Keep only the lines from the top of the listing through the one with "Measured on AMD", and reproduce them unaltered.

• **SUPPLIED DATA**:

━━━━━━━━

# eBay/Sequence-Semantic-Embedding

Measured on AMD Instinct MI355X. Metric: encoded seqs/sec (+ query x target cosine-scores/sec, top-1 vs ref), higher is better.
Workload: dtype f32; 1 GPU; configs[1]: classification stand-in, dual-encoder LSTM H=S=256 E=50 T=32 V=32000; encode 16384 source seqs/GPU/step + cosine top-10 vs 571-target index; batch_per_gpu=16384, seq_len=32, targets=571, parallelism=dp1, weights=random-init (reference initialisers, seed 0)

## Files before the change

### sequence-semantic-embedding_amd/csrc/score_topk.hip

```cpp
#include <cstdlib>

#include "sse_kernels.h"
#include "score_exact.h"

#define SC_THREADS 512
#define SC_KC 16
#ifndef SC_PRIO_K
#define SC_PRIO_K 1
#define SC_PRIO_E 0
#endif

#ifdef SSE_SCORE_CLOCK
#include <cstdio>
__device__ long long g_score_clk[8 * 8];
#define SC_CLK_DECL long long ck_[8] = {0, 0, 0, 0, 0, 0, 0, 0}, ck_t = clock64();
#define SC_CLK(i)                   \
  {                                 \
    const long long n_ = clock64(); \
    ck_[i] += n_ - ck_t;            \
    ck_t = n_;                      \
  }
#else
#define SC_CLK_DECL
#define SC_CLK(i)
// ... 834 lines not shown
__device__ __forceinline__ float wave_max_f(float x) {
  x = fmaxf(x, dpp_f<0x128, 0xF>(x));
  x = fmaxf(x, dpp_f<0x124, 0xF>(x));
  x = fmaxf(x, dpp_f<0x122, 0xF>(x));
  x = fmaxf(x, dpp_f<0x121, 0xF>(x));
  x = fmaxf(x, dpp_f<0x142, 0xA>(x));
  x = fmaxf(x, dpp_f<0x143, 0xC>(x));
  return __int_as_float(__builtin_amdgcn_readlane(__float_as_int(x), 63));
}
template <int JMAX>
#ifdef SSE_SCORE_CLOCK
#define SI_CLK_PARAMS , long long (&ck_)[8], long long &ck_t
#define SI_CLK_ARGS , ck_, ck_t
#else
#define SI_CLK_PARAMS
#define SI_CLK_ARGS
#endif
__device__ __forceinline__ void si_select4(const SmallIndexArgs &a, const float *sc, int NP, int NT, int qt, int q0, int lane SI_CLK_PARAMS) {
  constexpr int QW = 4;
  const int J = (NT * 32 + 63) / 64;
  float v[QW][JMAX];
#pragma unroll
  for (int j = 0; j < JMAX; ++j) {
    const int row = lane + 64 * j;
#pragma unroll
    for (int c = 0; c < QW; ++c) v[c][j] = (j < J && row < NT * 32) ? sc[(q0 + c) * NP + row] : NEG_INF;
  }
  int lok[QW], hik[QW];
  float lm[QW];
  bool done[QW];
#pragma unroll
  for (int c = 0; c < QW; ++c) {
    float m = NEG_INF;
#pragma unroll
    for (int j = 0; j < JMAX; ++j) m = fmaxf(m, v[c][j]);
    lm[c] = m;
    lok[c] = si_key(-wave_max_f(-m));
    hik[c] = si_key(wave_max_f(m)) + 1;
    done[c] = false;
  }
  SC_CLK(5)
  for (;;) {
    bool all_done = true;
#pragma unroll
    for (int c = 0; c < QW; ++c) {
      const unsigned width = (unsigned)hik[c] - (unsigned)lok[c];
      const int mid = lok[c] + (int)(width >> 1);
      const int cnt = __popcll(__ballot(lm[c] >= si_val(mid)));
      const bool open = !done[c] && width > 1u;
      const bool ge = cnt >= SC_KC;
      lok[c] = (open && ge) ? mid : lok[c];
      hik[c] = (open && !ge) ? mid : hik[c];
      done[c] = !open || (ge && cnt <= 24);
      all_done = all_done && done[c];
    }
    if (all_done) break;
  }
  SC_CLK(6)
#pragma unroll
  for (int c = 0; c < QW; ++c) {
    const int query = qt * 32 + q0 + c;
    if (query < a.Q) {
      const float T = si_val(lok[c]);
      float cs = NEG_INF;
      int cr = -1, base = 0;
#pragma unroll
      for (int j = 0; j < JMAX; ++j) {
        const bool take = (j < J) & (v[c][j] >= T) & (v[c][j] > NEG_INF);
        const unsigned long long mask = __ballot(take);
        const int n = __popcll(mask);
        const int slot = base + (int)__builtin_amdgcn_mbcnt_hi((unsigned)(mask >> 32), __builtin_amdgcn_mbcnt_lo((unsigned)mask, 0u));
        const int dst = (take && slot < 63) ? slot : 63;
        const int gs = __builtin_amdgcn_ds_permute(dst * 4, __float_as_int(v[c][j]));
        const int gr = __builtin_amdgcn_ds_permute(dst * 4, lane + 64 * j);
        const bool recv = (lane >= base) & (lane < base + n) & (lane < 63);
        cs = recv ? __int_as_float(gs) : cs;
        cr = recv ? gr : cr;
        base += n;
      }
      const int nw = base < 63 ? base : 63;
      int rank = 0;
      for (int l = 0; l < nw; ++l) {
        const float os = __int_as_float(__builtin_amdgcn_readlane(__float_as_int(cs), l));
        const int orow = __builtin_amdgcn_readlane(cr, l);
        rank += ((os > cs) | ((os == cs) & (orow < cr))) ? 1 : 0;
      }
      const bool mine = lane < nw;
      if (mine && rank < SC_KC) {
        a.part_scores[(size_t)query * SC_KC + rank] = cs;
        a.part_ids[(size_t)query * SC_KC + rank] = cr;
      }
      if (lane >= nw && lane < SC_KC) {
        a.part_scores[(size_t)query * SC_KC + lane] = NEG_INF;
        a.part_ids[(size_t)query * SC_KC + lane] = -1;
      }
      const unsigned long long m16 = __ballot(mine && rank == SC_KC - 1);
      const float last = m16 ? __int_as_float(__builtin_amdgcn_readlane(__float_as_int(cs), __ffsll((long long)m16) - 1)) : NEG_INF;
      if (lane == 0) a.part_bnd[query] = (base > 63) ? __builtin_inff() : last;
    }
  }
}
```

━━━━━━━━

• **RESPONSE BELOW**:
# eBay/Sequence-Semantic-Embedding

Measured on AMD Instinct MI355X. Metric: encoded seqs/sec (+ query x target cosine-scores/sec, top-1 vs ref), higher is better.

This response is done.